As reported in Bug 42535, clang doesn't inline atomic ops on 32-bit Sparc, unlike gcc on
Solaris. In a 1-stage build with gcc, only two testcases are affected (currently XFAILed), while in a 2-stage build more than 100 tests FAIL due to this issue.
The reason for this gcc/clang difference is that gcc on 32-bitSolaris/SPARC defaults to -mpcu=v9 where atomic ops are supported, unlike with clang's default of -mcpu=v8. This patch changes clang to use -mcpu=v9 on 32-bit Solaris/SPARC, too.
Doing so uncovered two bugs:
clang -m32 -mcpu=v9 chokes with any Solaris system headers included:
/usr/include/sys/isa_defs.h:461:2: error: "Both _ILP32 and _LP64 are defined" #error "Both _ILP32 and _LP64 are defined"
While clang currently defines __sparcv9 in a 32-bit -mcpu=v9 compilation, neither gcc nor Studio cc do. In fact, the Studio 12.6 cc(1) man page clearly states:
These predefinitions are valid in all modes: [...] __sparcv8 (SPARC) __sparcv9 (SPARC -m64)

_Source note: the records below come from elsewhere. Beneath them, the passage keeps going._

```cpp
namespace {
struct BafCfg {
  int mcap, nw;
  bool spread, step32, prior, fixed;
};
namespace bafd2000 { constexpr BafCfg kCfg{2000, 8, false, false, false, false}; }
namespace bafs { constexpr BafCfg kCfg{256, 8, true, false, false, false}; }
#ifndef GL_BAF_QUICK
namespace bafd496 { constexpr BafCfg kCfg{496, 2, false, false, false, false}; }
namespace bafd1000 { constexpr BafCfg kCfg{1000, 4, false, false, false, false}; }
namespace bafs32 { constexpr BafCfg kCfg{256, 8, true, true, false, false}; }
namespace bafd2000s32 { constexpr BafCfg kCfg{2000, 8, false, true, false, false}; }
namespace bafd496p { constexpr BafCfg kCfg{496, 2, false, false, true, false}; }
namespace bafd1000p { constexpr BafCfg kCfg{992, 4, false, false, true, false}; }
namespace bafd2000p { constexpr BafCfg kCfg{2000, 8, false, false, true, false}; }
namespace bafsp { constexpr BafCfg kCfg{256, 8, true, false, true, false}; }
namespace bafd496f { constexpr BafCfg kCfg{496, 2, false, false, true, true}; }
namespace bafd1000f { constexpr BafCfg kCfg{984, 4, false, false, true, true}; }
namespace bafd2000f { constexpr BafCfg kCfg{2000, 8, false, false, true, true}; }
#endif
}
#define GL_BAF_NS bafd2000
#include "gl_ba_fast_impl.hpp"
#define GL_BAF_NS bafs
#include "gl_ba_fast_impl.hpp"
#ifndef GL_BAF_QUICK
#define GL_BAF_NS bafd496
#include "gl_ba_fast_impl.hpp"
#define GL_BAF_NS bafd1000
#include "gl_ba_fast_impl.hpp"
#define GL_BAF_NS bafs32
#include "gl_ba_fast_impl.hpp"
#define GL_BAF_NS bafd2000s32
#include "gl_ba_fast_impl.hpp"
#define GL_BAF_NS bafd496p
#include "gl_ba_fast_impl.hpp"
#define GL_BAF_NS bafd1000p
#include "gl_ba_fast_impl.hpp"
#define GL_BAF_NS bafd2000p
#include "gl_ba_fast_impl.hpp"
#define GL_BAF_NS bafsp
#include "gl_ba_fast_impl.hpp"
#define GL_BAF_NS bafd496f
#include "gl_ba_fast_impl.hpp"
#define GL_BAF_NS bafd1000f
#include "gl_ba_fast_impl.hpp"
#define GL_BAF_NS bafd2000f
#include "gl_ba_fast_impl.hpp"
namespace {
__device__ __forceinline__ int xcc_id() { return __builtin_amdgcn_s_getreg(20 | (0 << 6) | (3 << 11)) & 15; }
// ... 126 lines not shown
  in->kern<<<grid, threads, in->lds, c->stream>>>(a);
  GL_HIP(hipGetLastError());
  return GL_OK;
}

static int launch_spread(Ctx* c, BafKArgs a) {
  const BafInst* in = baf_instance(c, true, a.prior_all != nullptr, 0, 64 * a.S);
  GL_REQUIRE(in, "no refine instance for this launch");
  GL_HIP(ensure_dynamic_lds(c, (const void*)in->kern, in->lds));
  a.NB = a.G;
  a.limit = (long long)(c->opt.ba_rendezvous_us * 100.0);
  if (c->opt.ba_test_abort_seq > 0) a.limit = -(long long)c->opt.ba_test_abort_seq;
  a.xcc_trusted = (c->xcc_ids_trusted && c->opt.ba_same_xcd != 0) ? 1 : 0;
  const int grid = a.NB > 1 ? 64 * ((a.B + 7) / 8) : a.B;
  in->kern<<<grid, 256, in->lds, c->stream>>>(a);
  GL_HIP(hipGetLastError());
  return GL_OK;
}

int launch_ba1_fast(Ctx* c, const Gmm* g, const gl_camera* cam, const gl_params* prm, int B, int L, double* pose,
                    double* pts, const double* obs, const int32_t* oct, int32_t* assoc, const double* d2, double gate,
                    uint8_t* dropped, uint8_t* erase, int32_t* iters, char* scratch, const Ba1Layout& lay, const uint8_t* prior,
                    const TrackFixed* fixed) {
  BafKArgs a{};
  a.k = make_bak(cam, prm, gate);
  a.gm = GmmDev{g->rec12, g->axis, g->sqrt_info, g->hgw, g->flags, g->plane4};
  a.B = B;
  a.L = L;
  canon_order(L, &a.G, &a.S);
  a.pose_io = pose;
  a.pts_io = pts;
  a.assoc_all = assoc;
  a.dropped_all = dropped;
  a.erase_all = erase;
  a.iters_out = iters;
  a.pn_all = (double*)(scratch + lay.rec);
  a.trials_out = (c->stats && c->stats_n >= B) ? c->stats : nullptr;
  a.NB = 1;
  a.oct_all = oct;
  a.prior_all = prior;
  a.prior_mi = (double*)(scratch + lay.prior_mi);
  a.counters = c->counters;
  a.outer_out = a.trials_out ? c->stats_iters : nullptr;
  if (fixed)
    a.fxv = FixedV{fixed->F, (double*)(scratch + lay.frt), (double*)(scratch + lay.fobn), (int32_t*)(scratch + lay.foct),
                   (double*)(scratch + lay.chif), fixed->erase};
  a.edges_out = (c->stats_edges && c->stats_edges_n >= B) ? c->stats_edges : nullptr;
  if (lay.spread) {
    a.parts = (unsigned long long*)(scratch + lay.parts);
    a.ctl = (int*)(scratch + lay.ctl);
    a.stage = (double*)(scratch + lay.stage);
  }
  int* const frame_ctr = (int*)(scratch + lay.frame_ctr);
  {
    TimerScope ts(c, GL_TIMER_BA_PREP);
    k_ba1_prep<<<B, PREP_T, 0, c->stream>>>(a, obs, d2, fixed ? *fixed : TrackFixed{}, frame_ctr);
  }
  GL_HIP(hipGetLastError());
  TimerScope ts(c, GL_TIMER_BA);
  if (!lay.spread) return launch_dense(c, a, frame_ctr);
  const int rc = launch_spread(c, a);
  if (rc != GL_OK || a.G == 1) return rc;
  a.nb_prev = a.G;
  return launch_dense(c, a, frame_ctr);
}

}
#endif
```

At the same time, the patch defines __GCC_HAVE_SYNC_COMPARE_AND_SWAP_[1248] for a 32-bit Sparc compilation with any V9 cpu. I've also changed MaxAtomicInlineWidth for V9, matching what gcc does and the Oracle Developer Studio 12.6: C User's Guide documents (Ch. 3, Support for Atomic Types, 3.1 Size and Alignment of Atomic C Types).
The two testcases that had been XFAILed for Bug 42535 are un-XFAILed again. However, one of those and another testcase now FAIL due to Bug 42493 and are thus XFAILed.
Tested on sparcv9-sun-solaris2.11 and amd64-pc-solaris2.11.
While the fix proper is trivial: just two lines in lib/Driver/ToolChains/CommonArgs.cpp, finding the right place has been nightmarishly difficult: I'd have expected handling of a Solaris/SPARC CPU default in either of Solaris or SPARC specific files, but not deeply hidden in common code. I've come across issues like this over and over again: configuration information in LLVM is spread all over the place, difficult to find or just to know that it exists.
This probably should be refactored so the target-independent code generates it based on MaxAtomicInlineWidth, instead of duplicating it for each target. But I guess you don't need to do that here.
From the other code, the getCPUGeneration(CPU) == CG_V9 check should only guard the definition of __GCC_HAVE_SYNC_COMPARE_AND_SWAP_8?